July 8, 2022
As the Associate Director and CIO of The United States Information Agency in the twilight years of the (*cough*) last millennium, it would have been hard to envision I would be asked to give a keynote address in 2022 at Tel Aviv University on the “The Role of Cybersecurity in Wartime.”
Global connectivity has fundamentally changed our world—in profoundly positive ways – and in others that pose fresh and sobering risks to our national and global security.
At Israel’s recent Cyberweek convening, I was asked to assess industry’s role advancing cyber response capabilities amid Russia’s aggression toward Ukraine. Even at this early stage, there are lessons that can be leveraged in advancing our collective cyber defense. Perhaps the most important is that we can only defend against potential attacks on our critical infrastructure when industry at all levels and across all sectors are supported with actionable, timely information sharing.
Industry efforts to secure the cyber landscape are improved substantially when governments share intelligence. This past April, USTelecom conducted a global survey of 50 cybersecurity experts in the ICT domain. When asked to identify the support they required most from government, 91% identified receiving actionable and timely information and intelligence as their number one need.
From the perspective of the private sector, I can state unequivocally that we have never been in receipt of such broad threat assessments as we see in the current situation. Beginning in November 2021, as Russia’s intentions in Ukraine became clear, government and industry began a heightened effort to mobilize resources and coordinate activity. While government and industry have previously collaborated on cross-sector playbooks and readiness exercises, the real-world magnitude and operational complexity of these attacks is putting everything we learned to the test and informing new, more detailed strategies.
There are benchmarks that bode well for expanding and enhancing future collaboration.
In the U.S., one of the most significant developments has been the creation of the Joint Cyber Defense Collaborative. JCDC is comprised of both government and industry partners, including USTelecom’s largest members, AT&T, Lumen and Verizon. One of the first products emerging from this joint effort was a Russia-Ukraine tensions plan that lays out objectives for operational coordination between the public and private sectors.

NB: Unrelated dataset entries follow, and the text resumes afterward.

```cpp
struct Prep { mfc2::ConvP2 p; Plan2 pl; bool tree; double flops, bytes; int terms; };
static int conv_f16x2_prepare(const void* x1s, const void* x2s, const void* ws, const float* bias, float* y, const float* x1_bound, const float* x2_bound,
                              float w_bound, float* y_bound, void* workspace, size_t workspace_bytes, uint32_t* sync, double* gn_partial, int G,
                              const MfGnFuse* fz, const MfConvDesc* d, const PairsOut* po, Prep* out, bool wino_gemm = false) {
  MF_REQUIRE(d && pair_precision(d->precision), MF_EINVAL, "conv(f16x2): desc.precision must be MF_CONV_FP32_F16X2 (or the opt-in MF_CONV_F16)");
  MF_REQUIRE((d->upsample == 3) == wino_gemm, MF_EINVAL, "conv(f16x2): upsample = 3 is internal to mf_conv2d_wino_f16x2");
  Plan2& pl = out->pl;
  mfc2::ConvP2& p = out->p;
  int rc = make_plan2(d, &pl);
  if (rc) return rc;
  MF_REQUIRE(pl.ok, MF_EUNSUPPORTED, "conv(f16x2): this shape/layout is not on the fp16-pair path (ask mf_conv2d_f16x2_ok)");
  MF_REQUIRE(x1s && ws && (y || fz), MF_EINVAL, "conv(f16x2): null pointer");
  MF_REQUIRE(d->C2 == 0 || x2s != nullptr, MF_EINVAL, "conv(f16x2): C2 > 0 but x2 is null");
  MF_REQUIRE(!gn_partial || gn_parts2(d, pl, G) > 0, MF_EUNSUPPORTED, "conv(f16x2): cannot emit GroupNorm partials (mf_conv2d_gn_parts == 0)");
  MF_REQUIRE(!y_bound || (!gn_partial && bound_slots2(d, pl, false) > 0), MF_EUNSUPPORTED,
             "conv(f16x2): cannot measure the output bound of this plan (mf_conv2d_f16x2_bound_slots == 0, or GroupNorm statistics requested)");
  p.x1 = x1s; p.x2 = x2s; p.w = ws; p.bias = bias; p.y = y;
  p.bound1 = x1_bound; p.bound2 = x2_bound; p.wexp = host_scale_exp(w_bound); p.out_bound = y_bound; p.bound_slots = y_bound ? bound_slots2(d, pl, false) : 0;
  p.N = d->N; p.Hin = d->Hin; p.Win = d->Win; p.C1 = d->C1; p.C2 = d->C2; p.Cin = d->C1 + d->C2; p.Cout = d->Cout;
  p.Hout = pl.Hout; p.Wout = pl.Wout; p.Heff = pl.Heff; p.Weff = pl.Weff;
  p.KH = d->KH; p.KW = d->KW; p.stride = d->stride; p.pad = d->pad;
  p.subpix = d->upsample == 2 ? 1 : 0; p.hw_src = d->Hin * d->Win;
  if (p.subpix) { p.KH = p.KW = 2; p.Heff = d->Hin; p.Weff = d->Win; }
  p.M = pl.M; p.K = pl.K; p.HWout = pl.Hout * pl.Wout;
  p.cgroups = pl.cgroups; p.cg_per_split = pl.cg_per_split; p.splitk = pl.splitk;
  p.tiles_m = cdiv(pl.M, pl.t.BM); p.tiles_n = d->Cout / pl.t.BN;
  p.slab = (long)pl.M * d->Cout;
  p.bytes1 = (unsigned)(4.0 * d->N * d->Hin * d->Win * d->C1);
  p.bytes2 = (unsigned)(4.0 * d->N * d->Hin * d->Win * d->C2);
  p.bytesw = (unsigned)(4.0 * d->Cout * pl.K * (p.subpix ? 4 : wino_gemm ? 16 : 1));
  p.wphase_rows = wino_gemm ? (d->N / 16) * d->Hin * d->Win : 0;
  {
    static const int walk = [] { const char* e = getenv("MF_CONV_WALK"); return e ? atoi(e) : 1; }();
    const double act_bytes = 4.0 * d->N * d->Hin * d->Win * (d->C1 + d->C2), w_bytes = 4.0 * d->Cout * pl.K * (p.subpix ? 4 : 1);
    p.walk_n_fast = (!wino_gemm && p.tiles_n > 1 && (walk == 2 || (walk == 1 && act_bytes > w_bytes))) ? 1 : 0;
  }
  p.out_nt = 0;
  p.gn_partial = nullptr; p.gn_groups = G; p.gn_cpg = G > 0 ? d->Cout / G : 8; p.gn_parts = 0;
  p.tree = 0; p.handoff = nullptr; p.sync = nullptr;
#if MFC2_HZ & (256 | 512)
  p.dbg = g_conv_dbg;
#endif
  p.y_pairs = po ? po->y_split : nullptr; p.y_pair_bound = po ? po->y_bound : nullptr;
  p.wl1_1 = po ? po->wl1_1 : 0.f; p.wl1_2 = po ? po->wl1_2 : 0.f; p.bmax = po ? po->bmax : 0.f;
  memset(&p.fz, 0, sizeof(p.fz));
  if (fz) {
    const int tps = fuse_tiles_per_sample(d, pl, G);
    MF_REQUIRE(tps > 0, MF_EUNSUPPORTED, "conv_gn_apply: this plan cannot apply its GroupNorm inside the launch (mf_conv2d_f16x2_fuse_words == 0)");
    p.fz.on = 1; p.fz.act = fz->act; p.fz.eps = fz->eps; p.fz.bconst = fz->bconst; p.fz.count = (double)(pl.Hout * pl.Wout) * (d->Cout / G);
    p.fz.gamma = fz->gamma; p.fz.beta = fz->beta; p.fz.res_f32 = fz->residual; p.fz.res_pairs = fz->residual_pairs;
    p.fz.res_bound = fz->res_bound; p.fz.res_slots = fz->res_bound ? nullptr : fz->res_bound_slots; p.fz.res_nslots = fz->res_nslots;
    p.fz.tiles_per_sample = tps; p.fz.emb = fz->emb; p.fz.emb_stride = (long)fz->emb_stride; p.fz.emb_bound = fz->emb_bound;
    p.fz.out_f32 = fz->out; p.fz.out_pairs = fz->out_split; p.fz.out_bound = fz->out_bound; p.fz.rv = fz->rendezvous; p.fz.rv_err = fz->error_flag;
  }
  const bool tree = pl.splitk > 1 && tree_possible(d, pl) && (!gn_partial || epilogue_stats_ok(d, pl, G));
  if ((pl.splitk == 1 || tree) && gn_partial) { p.gn_partial = gn_partial; p.gn_parts = p.HWout >= pl.t.BM ? p.HWout / pl.t.BM : 1; }
  if (tree) {
    const size_t need = tree_handoff_bytes(d, pl);
    MF_REQUIRE(workspace && workspace_bytes >= need, MF_EWORKSPACE, "conv(f16x2): workspace %zu < %zu", workspace_bytes, need);
    MF_REQUIRE(sync, MF_EINVAL, "conv(f16x2): this plan meets its split-K slices inside the launch and needs `sync` "
                                "(mf_conv2d_f16x2_sync_words(d) zero-initialised words the caller keeps between launches)");
    p.tree = tree_mode(); p.handoff = reinterpret_cast<float*>(workspace); p.sync = sync;
    if (y_bound && p.bound_slots == 0) p.out_bound = nullptr;
  } else if (pl.splitk > 1) {
    const size_t need = (size_t)pl.splitk * pl.M * d->Cout * sizeof(float);
    MF_REQUIRE(workspace && workspace_bytes >= need, MF_EWORKSPACE, "conv(f16x2): workspace %zu < %zu", workspace_bytes, need);
    p.y = reinterpret_cast<float*>(workspace);
    p.out_bound = nullptr;
  }
  out->tree = tree;
  out->flops = 2.0 * pl.M * (double)d->Cout * (d->upsample == 2 ? 9.0 * (d->C1 + d->C2) : (double)pl.K);
  out->bytes = 4.0 * ((double)d->N * d->Hin * d->Win * p.Cin + (double)d->Cout * pl.K + (double)pl.M * d->Cout);
  out->terms = d->precision == MF_CONV_F16 ? 1 : 3;
  return MF_OK;
}

static int conv_f16x2_impl(const void* x1s, const void* x2s, const void* ws, const float* bias, float* y, const float* x1_bound, const float* x2_bound,
                           float w_bound, float* y_bound, void* workspace, size_t workspace_bytes, uint32_t* sync, double* gn_partial, int G,
                           const MfGnFuse* fz, const MfConvDesc* d, void* stream, const PairsOut* po) {
  Prep q;
  int rc = conv_f16x2_prepare(x1s, x2s, ws, bias, y, x1_bound, x2_bound, w_bound, y_bound, workspace, workspace_bytes, sync, gn_partial, G, fz, d, po, &q);
  if (rc) return rc;
  hipStream_t s = (hipStream_t)stream;
  const Plan2& pl = q.pl;
  const mfc2::ConvP2& p = q.p;
  const bool tree = q.tree;
  {
    const int terms = q.terms;
    ProfScope ps(fz ? MF_FAM_CONV_GN_FUSED : MF_FAM_CONV_IGEMM, s, q.flops, q.bytes, 2.0 * pl.M * (double)d->Cout * pl.K * terms);
    ps.set_tag(pl.t.id + (terms == 1 ? 100000 : 0));
    rc = dispatch_tile(pl.t.id, p, s, terms, 0);
    if (rc == -1) { set_error("conv(f16x2): no tile config %d", pl.t.id); rc = MF_EINVAL; }
  }
  if (rc) return rc;
  if (pl.splitk > 1 && !tree) {
    const int HW = p.HWout;
    ProfScope ps(MF_FAM_SPLITK_REDUCE, s, 0, 4.0 * pl.M * d->Cout * (pl.splitk + 1));
    if (gn_partial) {
      const int slices = stats_slices(d->N, HW, d->Cout, G), chunks = stats_chunks(HW);
      MF_LAUNCH(gn_partial_kernel<true>, dim3(chunks, d->N, slices), dim3(kStatsThreads), stats_lds_bytes(d->Cout / slices), s,
                         reinterpret_cast<const float*>(workspace), gn_partial, HW, d->Cout, G, pl.splitk, p.slab, bias, y, (float*)nullptr);
      return check_launch("splitk_reduce_stats");
    }
    const long p4 = (long)HW * d->Cout / 4;
    int bx = (int)((p4 + 255) / 256);
    const int cap = cdiv(2048, d->N);
    if (bx > cap) bx = cap;
    MF_LAUNCH(splitk_reduce_kernel<0>, dim3(bx, d->N), dim3(256), 0, s, reinterpret_cast<const float*>(workspace), bias, y, p4, d->Cout,
                       pl.splitk, p.slab, y_bound);
    return check_launch("splitk_reduce");
  }
  return MF_OK;
}

static bool single_launch(const MfConvDesc* d, const Plan2& pl, int G) {
  if (pl.splitk == 1) return G == 0 || gn_parts2(d, pl, G) > 0;
  return tree_possible(d, pl) && (G == 0 || epilogue_stats_ok(d, pl, G));
}

int mf_conv2d_f16x2_group_ok(const MfConvDesc* a, int Ga, const MfConvDesc* b, int Gb) {
  static const int off = [] { const char* e = getenv("MF_CONV_GROUP"); return e && atoi(e) == 0 ? 1 : 0; }();
  if (off || !a || !b || a->precision != MF_CONV_FP32_F16X2 || b->precision != MF_CONV_FP32_F16X2) return 0;
  Plan2 pa, pb;
  if (make_plan2(a, &pa) != MF_OK || make_plan2(b, &pb) != MF_OK || !pa.ok || !pb.ok) return 0;
  if (!single_launch(a, pa, Ga) || !single_launch(b, pb, Gb)) return 0;
  mfc2::ConvP2 dummy{};
  return dispatch_group(pa.t.id, pb.t.id, dummy, dummy, nullptr, 2) == 1 ? 1 : 0;
}

int mf_conv2d_f16x2_group(const MfConvF16x2Call* a, const MfConvF16x2Call* b, void* stream) {
  MF_REQUIRE(a && b && a->d && b->d && a->y && b->y, MF_EINVAL, "conv_group: two calls with descriptors and outputs");
  const int Ga = a->gn_partial ? a->G : 0, Gb = b->gn_partial ? b->G : 0;
  MF_REQUIRE(mf_conv2d_f16x2_group_ok(a->d, Ga, b->d, Gb), MF_EUNSUPPORTED,
             "conv_group: these two plans cannot share a launch (mf_conv2d_f16x2_group_ok == 0: a reducer pass behind one of them, workgroup sizes "
             "that differ, or a tile pair that is not instantiated)");
  Prep qa, qb;
  int rc = conv_f16x2_prepare(a->x1s, a->x2s, a->ws, a->bias, a->y, a->x1_bound, a->x2_bound, a->w_bound, a->y_bound, a->workspace, a->workspace_bytes,
                              a->sync, a->gn_partial, a->G, nullptr, a->d, nullptr, &qa);
  if (rc) return rc;
  rc = conv_f16x2_prepare(b->x1s, b->x2s, b->ws, b->bias, b->y, b->x1_bound, b->x2_bound, b->w_bound, b->y_bound, b->workspace, b->workspace_bytes,
                          b->sync, b->gn_partial, b->G, nullptr, b->d, nullptr, &qb);
  if (rc) return rc;
  MF_REQUIRE((qa.pl.splitk == 1 || qa.tree) && (qb.pl.splitk == 1 || qb.tree), MF_EUNSUPPORTED, "conv_group: a plan needs its reducer pass");
  if (qa.tree && qb.tree) {
    const char *wa = (const char*)a->workspace, *wb = (const char*)b->workspace;
    const size_t na = tree_handoff_bytes(a->d, qa.pl), nb = tree_handoff_bytes(b->d, qb.pl);
    MF_REQUIRE(wa + na <= wb || wb + nb <= wa, MF_EINVAL, "conv_group: the two workspaces overlap");
    const uint32_t *sa = a->sync, *sb = b->sync;
    const long ca = mf_conv2d_f16x2_sync_words(a->d), cb = mf_conv2d_f16x2_sync_words(b->d);
    MF_REQUIRE(sa + ca <= sb || sb + cb <= sa, MF_EINVAL, "conv_group: the two sync arrays overlap");
  }
  MF_REQUIRE(a->y != b->y, MF_EINVAL, "conv_group: one output for two convolutions");
  hipStream_t s = (hipStream_t)stream;
  ProfScope ps(MF_FAM_CONV_IGEMM, s, qa.flops + qb.flops, qa.bytes + qb.bytes,
               2.0 * 3.0 * (qa.pl.M * (double)a->d->Cout * qa.pl.K + qb.pl.M * (double)b->d->Cout * qb.pl.K));
  ps.set_tag(1000 + 100 * qa.pl.t.id + qb.pl.t.id);
  rc = dispatch_group(qa.pl.t.id, qb.pl.t.id, qa.p, qb.p, s, 0);
  if (rc == -1) { set_error("conv_group: no tile pair (%d, %d)", qa.pl.t.id, qb.pl.t.id); rc = MF_EINVAL; }
  return rc;
}

int mf_prof_tag_name(int family, int tag, char* buf, int n) {
  MF_REQUIRE(buf && n > 0, MF_EINVAL, "mf_prof_tag_name: bad args");
  auto tile_of = [](int id) -> const Tile2* { for (const auto& k : kTiles2) if (k.id == id) return &k; return nullptr; };
  auto tile_type = [&](int id, char* o, int m) {
    const Tile2* t = tile_of(id);
    if (!t) { snprintf(o, m, "?"); return; }
    if (t->HG) snprintf(o, m, "mfc2::HaloTile<%d, %d, %d, %d, %d>", t->BM, t->BN, t->WM, t->WN, t->HG);
    else snprintf(o, m, "mfc2::PlainTile<%d, %d, %d, %d, %d>", t->BM, t->BN, t->WM, t->WN, t->NST);
  };
  if ((family == MF_FAM_CONV_IGEMM || family == MF_FAM_CONV_GN_FUSED) && tag > 0) {
    const int terms = tag >= 100000 ? 1 : 3, id = tag % 100000;
    if (id >= 1000) {
      char a[96], b[96];
      tile_type((id - 1000) / 100, a, sizeof a);
      tile_type((id - 1000) % 100, b, sizeof b);
      snprintf(buf, n, "void mfc2::conv_group_kernel<%s, %s, 3>(mfc2::ConvP2, mfc2::ConvP2, int)", a, b);
      return MF_OK;
    }
    if (const Tile2* t = tile_of(id)) {
      if (t->HG) snprintf(buf, n, "void mfc2::conv_halo_kernel<%d, %d, %d, %d, %d, %d>(mfc2::ConvP2)", t->BM, t->BN, t->WM, t->WN, t->HG, terms);
      else snprintf(buf, n, "void mfc2::conv_f16x2_kernel<%d, %d, %d, %d, %d, %d>(mfc2::ConvP2)", t->BM, t->BN, t->WM, t->WN, t->NST, terms);
      return MF_OK;
    }
  }
  snprintf(buf, n, "%s (tag %d)", mf_prof_family_name(family), tag);
  return MF_OK;
}

// ... 4 lines not shown
```

### medfusion_amd/csrc/conv_f16x2_body.inc

```
template <int BM, int BN, int WM, int WN, int NST, int TERMS = 3>
#if MFC2_BODY_AS_KERNEL
__global__ __launch_bounds__(WM * WN * 64, 2) void conv_f16x2_kernel(const ConvP2 p) {
#else
__device__ __forceinline__ void conv_f16x2_body(const ConvP2& p, const int bid) {
#endif
  static_assert(TERMS == 3 || TERMS == 1, "three product terms (fp16 pairs) or one (fp16)");
  constexpr int PC = TERMS == 3 ? 2 : 1;
  constexpr int NW = WM * WN;
  static_assert(NW == 8 || NW == 4, "4 or 8 waves");
  constexpr int FM = BM / WM, FN = BN / WN, TM = FM / 32, TN = FN / 32;
  static_assert(TM >= 1 && TN >= 1 && FM % 32 == 0 && FN % 32 == 0, "per-wave footprint");
  constexpr int GP = BM / (8 * NW), GQ = BN / (8 * NW), NL = GP + GQ;
  static_assert(BM % (8 * NW) == 0 && BN % (8 * NW) == 0, "tile");
  constexpr int ROWB = 128, STAGE = (BM + BN) * ROWB;
  constexpr int NM = TERMS * TM * TN;
  constexpr int NR = PC * (TM + TN);
  constexpr int NF = (2 * NM + 2) / 3;
  static_assert(NST >= 2 && NST <= 6 && NST * STAGE <= 160 * 1024 && (NST - 1) * NL <= 63, "LDS stages");
  static_assert((NR + NF - 1) / NF <= 3, "at most three reads per slot");

  extern __shared__ __attribute__((aligned(1024))) char smem[];
  MFC2_STAMP(0)

  const int tid = threadIdx.x, lane = tid & 63;
  const int wave = __builtin_amdgcn_readfirstlane(tid >> 6);
  const int wm = wave / WN, wn = wave % WN;

  const int total = p.tiles_m * p.tiles_n * p.splitk;
  const int logical = xcd_remap2(MFC2_BID, total);
  int tile_m = logical % p.tiles_m;
  const int rest = logical / p.tiles_m;
  int tile_n = rest % p.tiles_n;
  int kz = rest / p.tiles_n;
  if (p.walk_n_fast) {
    tile_n = logical % p.tiles_n;
    const int r1 = logical / p.tiles_n;
    tile_m = r1 % p.tiles_m;
    kz = r1 / p.tiles_m;
  }
  if (p.wphase_rows) {
    const int tpc = p.wphase_rows / BM, ncomp = p.tiles_m / tpc;
    const int tm_in = logical % tpc, r1 = logical / tpc;
    tile_n = r1 % p.tiles_n;
    const int r2 = r1 / p.tiles_n;
    tile_m = (r2 % ncomp) * tpc + tm_in;
    kz = r2 / ncomp;
  }
  const int m0 = tile_m * BM, n0 = tile_n * BN;
  const int cg_beg = kz * p.cg_per_split;
  const int cg_end = min(p.cgroups, cg_beg + p.cg_per_split);
  const int taps = p.KH * p.KW;
  const int nit = (cg_end - cg_beg) * taps;

  const int lrow = lane >> 3;
  const unsigned slot16 = (unsigned)(((lane & 7) ^ ((4 * (wave & 1) + (lane >> 4)) & 7)) * 16);
  int a_pix[GP], a_inv[GP];
  const bool small_m = p.M < (1 << 23);
  const float r_hw = 1.0f / (float)p.HWout, r_w = 1.0f / (float)(p.subpix ? p.Win : p.Wout), r_src = 1.0f / (float)p.hw_src;
  auto qdiv = [small_m](int a, int d, float rd) {
    if (!small_m) return a / d;
    int q = (int)((float)a * rd);
    const int r = a - q * d;
    q += (r >= d ? 1 : 0) - (r < 0 ? 1 : 0);
    return q;
  };
#pragma unroll
  for (int i = 0; i < GP; ++i) {
    const int m = m0 + 8 * (wave + NW * i) + lrow;
    int n_ = 0, iy0 = -(1 << 28), ix0 = 0;
    if (m < p.M) {
      const int n = qdiv(m, p.HWout, r_hw);
      const int rem = m - n * p.HWout;
      n_ = n * p.Hin;
      if (p.subpix) {
        const int ph = qdiv(rem, p.hw_src, r_src), r2 = rem - ph * p.hw_src;
        const int y = qdiv(r2, p.Win, r_w), x = r2 - y * p.Win;
        iy0 = y + (ph >> 1) - 1;
        ix0 = x + (ph & 1) - 1;
      } else {
        const int oy = qdiv(rem, p.Wout, r_w), ox = rem - oy * p.Wout;
        iy0 = oy * p.stride - p.pad;
        ix0 = ox * p.stride - p.pad;
      }
    }
    unsigned vy = 0, vx = 0;
#pragma unroll
    for (int t = 0; t < 3; ++t) {
      vy |= (t < p.KH && (unsigned)(iy0 + t) < (unsigned)p.Heff ? 1u : 0u) << t;
      vx |= (t < p.KW && (unsigned)(ix0 + t) < (unsigned)p.Weff ? 1u : 0u) << t;
    }
    const unsigned valid = ((vy & 1u) ? vx : 0u) | ((vy & 2u) ? vx << p.KW : 0u) | ((vy & 4u) ? vx << (2 * p.KW) : 0u);
    a_inv[i] = (int)~valid;
    a_pix[i] = (n_ + iy0) * p.Win + ix0;
  }
  const __amdgpu_buffer_rsrc_t rsw = __builtin_amdgcn_make_buffer_rsrc(const_cast<void*>(p.w), 0, p.bytesw, 0x00020000);
  const int phase_t = p.subpix ? ((m0 % p.HWout) / p.hw_src) : (p.wphase_rows ? m0 / p.wphase_rows : 0);
  const unsigned kbytes = (unsigned)p.K * 4u;
  const unsigned qv = (unsigned)(phase_t * p.Cout + n0 + 8 * wave + lrow) * kbytes + slot16;

  int l_cc = cg_beg, l_ky = 0, l_kx = 0, l_it = 0, l_st = 0;
  unsigned pbase[GP], l_off[GP];
  unsigned l_cs4 = 0, l_so = 0;
  int l_lds = 0;
  __amdgpu_buffer_rsrc_t l_rs = rsw;
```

The Critical Infrastructure Security Agency also works with JCDC partners to develop and widely share free cybersecurity tools and resources on its Shields Up website. These offerings have proven particularly impactful for smaller businesses often viewed by our enemies as “target rich and resource poor.”
In 2018, USTelecom created and convened the Council to Secure the Digital Economy in partnership with the Consumer Technology Association and 15 global companies across the communications and IT sectors. This work identified and developed protocols to address numerous threat scenarios directly relevant to Russia’s attacks on Ukraine. These include relentless DDOS botnet attacks against military and financial systems, malware disguised as ransomware to hide Russia’s geopolitical motives and dangerous attacks on industrial systems where our analysis was informed by prior Russian attacks on Ukrainian power grids and other high-value targets.
Because of government-led organizations like CISA and industry-led venues like CSDE, the United States is better informed and organized to understand the threat landscape and mitigate many of the most common risks. Now we must systematize and broaden these mechanisms to ensure critical infrastructure enterprises around the world have maximum access to timely threat information and the latest best practices.
To help deliver on this mandate: USTelecom has formed the International Communications CISO Council, where chief information security officers representing global ISPs will convene to address some of the most challenging threats to our borderless digital ecosystem and to accelerate solutions across all critical infrastructure.
This will be the first communications sector specific convening platform for global CISOs, and our hope is it will emerge as a model for further coordination.
Cybersecurity is a global and rapidly evolving challenge. So, too, must be our collective defense.